В видеоролике две звуковых дорожки: при работе над нотами с профессионалом удалось записать песню на простой диктофон. Потом - я пропел, используя запись старую как фонограмму музыкального сопровождения.
Ну, а виды природы засняты в разных походах...

----------


## Piligrim

И последняя, на сегодняшний день, песня. В какой-то степени продолжение темы предыдущей. Впрочем, это немного описание - почему данная тема так серьёзна для меня.


При том, что профессионалка, с которой мы записывали ноты и которая играет на фортепиано, действительно мастер своего дела, эту песню ещё предстоит записать с несколько другим аккомпанементом: ибо песня звучит как бы в динамике движущейся воды, а вот это объяснение моё, пока непрофессионала, было непонятно моему аккомпаниатору - в каком стиле играть...
Впроечм, до того эта песня звучала обычно в походной обстановке... 


Само название песни - созвучно с книгой Иова, и с конкретной главной мыслью одной из глав.

----------


## Piligrim

Приветствую, друзья!
Давненько не был на форуме.
А если возвращаться, то не с пустыми руками!
Словно продолжение последнего посещения, та самая песня, которая публиковалась последний раз, но уже в студийной записи, при аккомпанементе профессионалами: 



Безусловно, будет ещё работа над аудиторией. Или "за" аудиторию?
Но что-то преодолено.
Работы много, но есть направление.

----------

baranov107 (04.01.2022)

----------


## Piligrim

И ещё одна песня. Покороче.
Но, наверно, подинамичнее.

Родилась 33 года назад, о событиях 1985 года. 

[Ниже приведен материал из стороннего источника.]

# mheinz757/AgglomerationMultigrid1D

Measured on AMD Instinct MI355X. Metric: fine_level_dof_updates_per_s_per_vcycle, higher is better.
Workload: dtype f64; 1 GPU; config 3/4 hierarchy: V(3,3) cycle, alpha=2/3, DG p=3 n=2^24 -> AggDG pAgg=1 4:1 -> 2:1 -> 2:1 (4 levels), uniform mesh, Neumann/Dirichlet, CDir=1000n (north-star 1-vs-8-GPU size; config 3's own 2^22 in config3_2p22); fine_dofs=67108864, nPre=3, nPost=3, parallelism=single GPU

## Files before the change

agglomerationmultigrid1d_amd/_lib.py:

```python
import ctypes
import os
from ctypes import POINTER, c_char_p, c_double, c_int, c_int32, c_int64, c_void_p

_HERE = os.path.dirname(os.path.abspath(__file__))
LIB_PATH = os.environ.get("AGGMG_HIP_LIB") or os.path.join(_HERE, "libaggmg_hip.so")

AGGMG_OK = 0
ERR_ARGUMENT, ERR_DIMENSION, ERR_SINGULAR, ERR_HIP, ERR_UNSUPPORTED = -1, -2, -3, -4, -5
OP_STIFFNESS, OP_TRANSFER = 0, 1
OPT_SYMMETRIC_PACKING = 1
OPT_COARSE_CHUNK_LOG2 = 2
OPT_DETECT_CHAIN = 3
OPT_PAIR_LEVELS = 4
OPT_MG_CHECKPOINT = 5
OPT_SYMMETRIC_RESIDUAL = 6
OPT_OPERATOR_DICTIONARY = 7
OPT_ELEMENT_THREADS = 8
OPT_PAIR_ELEMENT_THREADS = 9
OPT_REPLAY_PRESMOOTH = 10
OPT_PATCH_MULTI = 11
OPT_CHAIN_MULTI = 12
PROFILE_NTAGS = 256
KIND_FUSED_DOWN, KIND_FUSED_UP, KIND_SMOOTH, KIND_RESIDUAL, KIND_RESTRICT, KIND_PROLONG, \
    KIND_JACOBI, KIND_BLOCK_APPLY, KIND_COARSE, KIND_FUSED_MID = range(10)
KIND_REPLAY_DOWN, KIND_REPLAY_UP = 10, 11
KIND_NAMES = ["fused_down", "fused_up", "smooth", "residual", "restrict", "prolong", "jacobi",
              "block_apply", "coarse", "fused_mid"]
COARSE_HOST_BANDED, COARSE_DEVICE_CR, COARSE_AUTO, COARSE_EXTERNAL = 0, 1, 2, 3
COARSE_DEVICE_CHAIN = 4
RESTRICT_EXPLICIT, RESTRICT_PRECONDITIONED = 0, 1
RESTRICT_PRECONDITIONED_MAX_ELEMS = 1 << 21
LEVEL_GENERIC, LEVEL_FUSED_BTD, LEVEL_FUSED_CHAIN, LEVEL_COARSEST = 0, 1, 2, 3
MAX_SWEEP_WEIGHTS = 8
FGMRES_MAX_RESTART = 64
RCCL_ID_BYTES = 128
DIST_X0_GHOSTS_VALID, DIST_OVERLAP_NEXT, DIST_GRAPH = 1, 2, 4
# ... 31 lines not shown
                              UnsupportedError)}

_P = c_void_p
_PD = POINTER(c_double)
SYMBOLS = {
    "aggmg_create": (c_int, [c_int, POINTER(_P)]),
    "aggmg_destroy": (c_int, [_P]),
    "aggmg_last_error": (c_char_p, [_P]),
    "aggmg_set_stream": (c_int, [_P, _P]),
    "aggmg_reset_stream": (c_int, [_P]),
    "aggmg_synchronize": (c_int, [_P]),
    "aggmg_set_option": (c_int, [_P, c_int, c_int]),
    "aggmg_element_thread_launches": (c_int, [_P, POINTER(c_int64)]),
    "aggmg_pair_element_thread_launches": (c_int, [_P, POINTER(c_int64)]),
    "aggmg_replay_launches": (c_int, [_P, POINTER(c_int64)]),
    "aggmg_patch_multi_launches": (c_int, [_P, POINTER(c_int64)]),
    "aggmg_chain_multi_launches": (c_int, [_P, POINTER(c_int64)]),
    "aggmg_chain_multi_tile_plan": (c_int, [c_int, c_int, c_int, c_int, c_int, POINTER(c_int), POINTER(c_int), POINTER(c_int),
                                            POINTER(c_int), POINTER(c_int)]),
    "aggmg_dev_alloc": (c_int, [_P, c_int64, POINTER(_P)]),
    "aggmg_dev_free": (c_int, [_P, _P]),
    "aggmg_memcpy_h2d": (c_int, [_P, _P, _P, c_int64]),
    "aggmg_memcpy_d2h": (c_int, [_P, _P, _P, c_int64]),
    "aggmg_csc_upload": (c_int, [_P, c_int64, c_int64, POINTER(c_int64), POINTER(c_int64), _PD,
                                 c_int, c_int, POINTER(_P)]),
    "aggmg_op_free": (c_int, [_P, _P]),
    "aggmg_op_shape": (c_int, [_P, _P, POINTER(c_int64), POINTER(c_int64), POINTER(c_int64)]),
    "aggmg_op_download": (c_int, [_P, _P, c_int, POINTER(c_int32), POINTER(c_int32), _PD]),
    "aggmg_op_release_host": (c_int, [_P, _P]),
    "aggmg_bd_sp_apply": (c_int, [_P, _P, _P, c_int, POINTER(_P)]),
# ... 156 lines not shown
```

agglomerationmultigrid1d_amd/api.py:

```python
import ctypes

import numpy as np
import scipy.sparse as sp
import scipy.sparse.linalg as spla

from . import _lib
from ._lib import (ArgumentError, DimensionMismatch, check)
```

Сплав по реке Мана, 1985 год Ещё не совершено множество ошибок, ещё просто группа туристов, забравшихся в ненаселёнку.

----------

baranov107 (04.01.2022)

----------


## LikaMoon

Петр ваша музыка-это нечто светлое для души.

----------


## baranov107

Напоминает музыку из фильма д`Артаньян и три мушкетера: стиль, голос, настроение. Сейчас, в 2022 воспринимается как что-то совершенно новое и необычное.

----------


## Piligrim

> Петр ваша музыка-это нечто светлое для души.


Спасибо!
Очень рад, что коснулось!

----------


## Piligrim

> Напоминает музыку из фильма д`Артаньян и три мушкетера: стиль, голос, настроение. Сейчас, в 2022 воспринимается как что-то совершенно новое и необычное.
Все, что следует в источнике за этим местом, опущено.